This post discusses the high level tech stack decisions for our first product Segments by Tresl, and how we got there.
Tresl uses a hybrid approach of consulting and product to connect businesses with data science. Consulting gives us a direct channel to customers; we get to solve real problems from real businesses. Product on the other hand takes consistent uses cases and scales the solutions so thousands of businesses can take advantage of what we’ve learned.
Our first product is based on our experience working with e-commerce and more generally online businesses (eg. SaaS). Businesses interact with their users in disparate systems like their blog, product signups, email newsletters, paid marketing channels, and so forth. It’s a lot of context to keep track of from a lot of different systems. Our product Segments connects these disparate systems together to create a complete view of their users, and automatically segments them to provide personalized messaging for each user, thereby delivering more value. If you’re interested in working with us during the beta, let us know!
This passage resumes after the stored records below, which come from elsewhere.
# beecave-homelab/VibeVoice-ROCm

Hardware: AMD Instinct MI355X
Metric: audio-sec/s (higher is better)
Workload: dtype bf16; 1 GPU; cfg2: VibeVoice-1.5B shapes, 1 speaker(s) x 203-frame voice prompt, 330-token prompt, 225 frames (30.0 s audio), CFG=2.0, 20 DPM-Solver++ steps, whole generate() incl. voice encode + prefill; global_batch=1, parallelism=replicas x1 (one dialogue per GPU), hipgraph=True

## Files before the change

vibevoice_rocm_amd/csrc/vv_common.h:

```cpp
#ifndef VV_COMMON_H
#define VV_COMMON_H
#include <hip/hip_runtime.h>
#include <stdarg.h>
#include <stdint.h>
#include "vv_hip.h"

int vv_set_error(int code, const char* fmt, ...);

#define VV_CHECK_LAUNCH(name)                                                                    \
  do {                                                                                           \
    hipError_t e_ = hipGetLastError();                                                           \
    if (e_ != hipSuccess) return vv_set_error(VV_E_HIP, "%s: %s", name, hipGetErrorString(e_));  \
  } while (0)

#define VV_TRY(expr)            \
  do {                          \
    int rc_ = (expr);           \
    if (rc_) return rc_;        \
  } while (0)

struct vv_kv_args {
  void* k; void* v;
  int kvdt, layers, rows, kv_heads, s_max, head_dim;
  void* vt;
  vv_kv_args(const vv_kv& a) : k(a.k), v(a.v), kvdt(a.kvdt), layers(a.layers), rows(a.rows), kv_heads(a.kv_heads), s_max(a.s_max), head_dim(a.head_dim), vt(a.vt) {}
};
struct vv_kv_args8 : vv_kv_args {
  const float* kscale; const float* vscale;
  vv_kv_args8(const vv_kv& a) : vv_kv_args(a), kscale(a.kscale), vscale(a.vscale) {}
};

int vv_launch_gemv_stream(const vv_lin_args& a, hipStream_t s);
struct vv_gemv_hot_shape { const char* name; int m, n, k, dual, pro, mod, bias, gate, res, act, flags; };
extern "C" int vv_gemv_hot_shapes(vv_gemv_hot_shape* out, int cap);
int vv_launch_gemv_hot(const vv_lin_args& a, hipStream_t s);
void vv_gemv_hot_set(int mask);
int vv_launch_conv_hot_gemv(const vv_lin_args& a, hipStream_t s);
int vv_launch_conv_hot_row(const vv_block& B, const float* x, float* y, float* hidden, float* hist_new, int C, float eps, hipStream_t s);
void vv_conv_hot_set(int mask);
int vv_launch_gemv_rows(const vv_lin_args& a, float* part, size_t part_floats, int* tickets, size_t n_tickets, hipStream_t s);
size_t vv_gemv_rows_part_floats(int n, int dual);
size_t vv_gemv_rows_tickets(int n);
int vv_gemv_rows_init();
void vv_gemv_rows_set(int on, int blocks, int pers);
int vv_linear_ws(const vv_lin_args* a, const void* f1, const void* f2, float* part, size_t part_floats, int* tickets, size_t n_tickets,
                 vv_stream_t stream, const vv_w8* q1 = nullptr, const vv_w8* q2 = nullptr);
int vv_launch_mfma_gemm(const vv_lin_args& a, hipStream_t s);
int vv_mfma_gemm_init();
int vv_launch_attn_decode(const float* qkv, int64_t ld_qkv, int R, int heads, const vv_kv* kv, int layer, const float2* rope, const int* lens, float* out,
                          int64_t ldo, float* part, int* tickets, int nsplit, int part_cap, hipStream_t s);
int vv_attn_decode_ws(const float* qkv, int64_t ld_qkv, int R, int heads, const vv_kv* kv, int layer, const float* rope_table, const int* lens, float* out,
                      int64_t ldo, float* part, int* tickets, int nsplit, int part_cap, vv_stream_t stream);
int vv_launch_kv_quantize(const vv_kv* src, const vv_kv* dst, int src_row, int dst_row, int len, int flags, hipStream_t s);
int vv_launch_attn_prefill(const float* qkv, int64_t ld_qkv, int R, int heads, const vv_kv* kv, int layer, const int* lens, const int* cache_rows,
                           float* out, int64_t ldo, hipStream_t s);
int vv_head_init_fused(const vv_head* h, const float* noise, float* Xs, float* Ms, float* h0, int64_t ldh, hipStream_t s);
bool vv_head_boundary_supported(const vv_head* h);
int vv_head_boundary_fused(const vv_head* h, const float* hrows, int64_t ldh, const float* shift, const float* scale, int64_t ld_mod, float cfg,
                           const vv_dpm_coef* k, float* Xs, float* Ms, float* h_out, int64_t ldh_out, float* latent_out, hipStream_t s);
int vv_head_boundary_batch(const vv_head* h, const float* hrows, int64_t ldh, const float* shift, const float* scale, int64_t ld_mod, float cfg,
                           const vv_dpm_coef* k, float* Xs, float* Ms, int64_t state_stride, float* h_out, int64_t ldh_out, float* latent_out,
                           int64_t latent_stride, int B, hipStream_t s,
// ... 130 lines not shown
```

vibevoice_rocm_amd/csrc/vv_fused.hip:

```cpp
#include <hip/hip_runtime.h>
#include <stdint.h>

#include "vv_hip.h"
#include "vv_common.h"

namespace {

typedef unsigned short bf16_t;
__device__ __forceinline__ float bf2f(bf16_t v) { return __uint_as_float((unsigned)v << 16); }
__device__ __forceinline__ float ldw(const float* p) { return *p; }
__device__ __forceinline__ float ldw(const bf16_t* p) { return bf2f(*p); }

template <typename WT>
__global__ __launch_bounds__(256) void head_init_kernel(const WT* P, const float* noise, int D, int latent, float* Xs, float* Ms, float* h0, int64_t ldh) {
  extern __shared__ float nz[];
  for (int i = threadIdx.x; i < latent; i += blockDim.x) nz[i] = noise[i];
  __syncthreads();
  const int n = blockIdx.x * blockDim.x + threadIdx.x;
  if (n >= D + latent) return;
  float s;
  if (n < D) {
    s = 0.f;
    const WT* pr = P + (int64_t)n * latent;
    for (int j = 0; j < latent; ++j) s = fmaf(ldw(pr + j), nz[j], s);
// ... 146 lines not shown
    if (lane == 0) {
      const float x0 = a.k.alpha_s * xs_cur - a.k.sigma_s * z;
      float xt = a.k.cx * xs_cur - a.k.cd * x0;
      if (a.k.order == 2) xt -= 0.5f * a.k.cd * (a.k.rinv * (x0 - ms_cur));
      if constexpr (SDE) xt = fmaf(a.k.cn, nx_cur, xt);
      a.Xs[g] = xt;
      a.Ms[g] = x0;
      if (g < D) { a.h_out[g] = xt; a.h_out[a.ldh_out + g] = xt; }
      else a.latent_out[g - D] = xt;
    }
    g += gstride;
#pragma unroll
    for (int u = 0; u < KU; ++u) { cur[u][0] = nxt[u][0]; cur[u][1] = nxt[u][1]; }
    xs_cur = xs_nxt; ms_cur = ms_nxt;
    if constexpr (SDE) nx_cur = nx_nxt;
    if (g + gstride < N) {
      xs_nxt = a.Xs[g + gstride]; ms_nxt = a.Ms[g + gstride];
      if constexpr (SDE) nx_nxt = a.nx[g + gstride];
      issue(nxt, g + gstride);
    }
  }
}

template <int KU> void launch_boundary(const BoundaryArgs& a, int B, hipStream_t s) {
  const int n = a.D + a.latent;
  int blocks = (n + 3) / 4;
  if (blocks > 512) blocks = 512;
  if (B > 1 && blocks > 256) blocks = 256;
  if (a.nx) hipLaunchKernelGGL((head_boundary_kernel<KU, true>), dim3(blocks, B), dim3(256), 0, s, a);
  else hipLaunchKernelGGL((head_boundary_kernel<KU, false>), dim3(blocks, B), dim3(256), 0, s, a);
}
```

On the implementation side, we used four main criteria for deciding on our tech stack:
- Familiarity of language
- Compatibility with data science stack
- Speed of iteration
- Durability until next phase
Python (3) (Base language) As a bootstrapped startup, our runway is limited so it isn’t the time to learn the hottest new Javascript stack. We regularly use and used Python for our client work and past work, so Python was the natural answer as the language basis of many of our projects. Python libraries have also developed to the point where Python 3(.6) was more recommended than not wherever we looked.
Most of our projects use Python for tasks including web scraping, entity matching, data enrichment, and modeling. While language interoperability is feasible via APIs or wrappers, the easiest solution is to just stay within the same programming space. Fortunately the Python space is vast and the libraries mature.
Flask (Web framework) We want to stay as lightweight as possible, especially for these initial phases, so we chose Flask over a more full-featured framework like Django. Our product is guaranteed to change immensely and maybe even completely rebuilt from one phase to the next. Fewer features with less overhead is therefore preferable to more features and consequent maintenance. The Flask ecosystem has tons of add-ons we can bolt on depending on what features are needed.
PostgreSQL (Database) Segments collates a business’s user touchpoints and events throughout their journey with the business. It’s a lot of data, but we don’t expect it to be so much data that we need something other than a “plain ol’” relational database. We use SQLAlchemy with defined schemas and database migrations to help interface with our PostgreSQL database.
jQuery and CSS (Frontend) We avoided using frontend frameworks like React, Vue, or Angular because they are overkill for this phase of Segments (and because they would take time to learn). A simple CSS grid framework (like Bulma) and jQuery are enough to do exactly what we need without spending time maintaining a more feature-rich framework, with the trade off of more technical debt and possible future extensibility. If Segments makes it to a next phase of market fit, then we expect a lot of these pieces to be refactored or migrated.
Nginx and Gunicorn (Deployment) Remember we are building the first iterations for validating market fit, not a scalable continuous-integration masterpiece. A regular Linux server from Digital Ocean, with Nginx as web server reverse proxy, to a Gunicorn-managed deployment is fast, easy, and scalable enough for our expected amount of traffic. Monitoring apps like WebGazer or Hyperping are enough to subsequently check our deployments and alert us of any unexpected downtime.
Google Analytics and Search Console (Tracking) Finally, we would be remiss as a data science company if we didn’t mention a tracking solution. We use Google Analytics and Search Console as a way to easily track onsite behavior and organic discovery, respectively. We don’t need any custom tracking solutions for the time being, but expect to have KPI monitoring and reports as soon as we hit any level of market fit.
And that’s our stack — each layer chosen to allow for fast iterations that can get us to the next phase of market fit, where we will likely have a different set of criteria depending on the level of adoption. Questions or comments welcome!
Update: In late 2018, we switched our stack to a "serverless" architecture similar to that detailed in this post.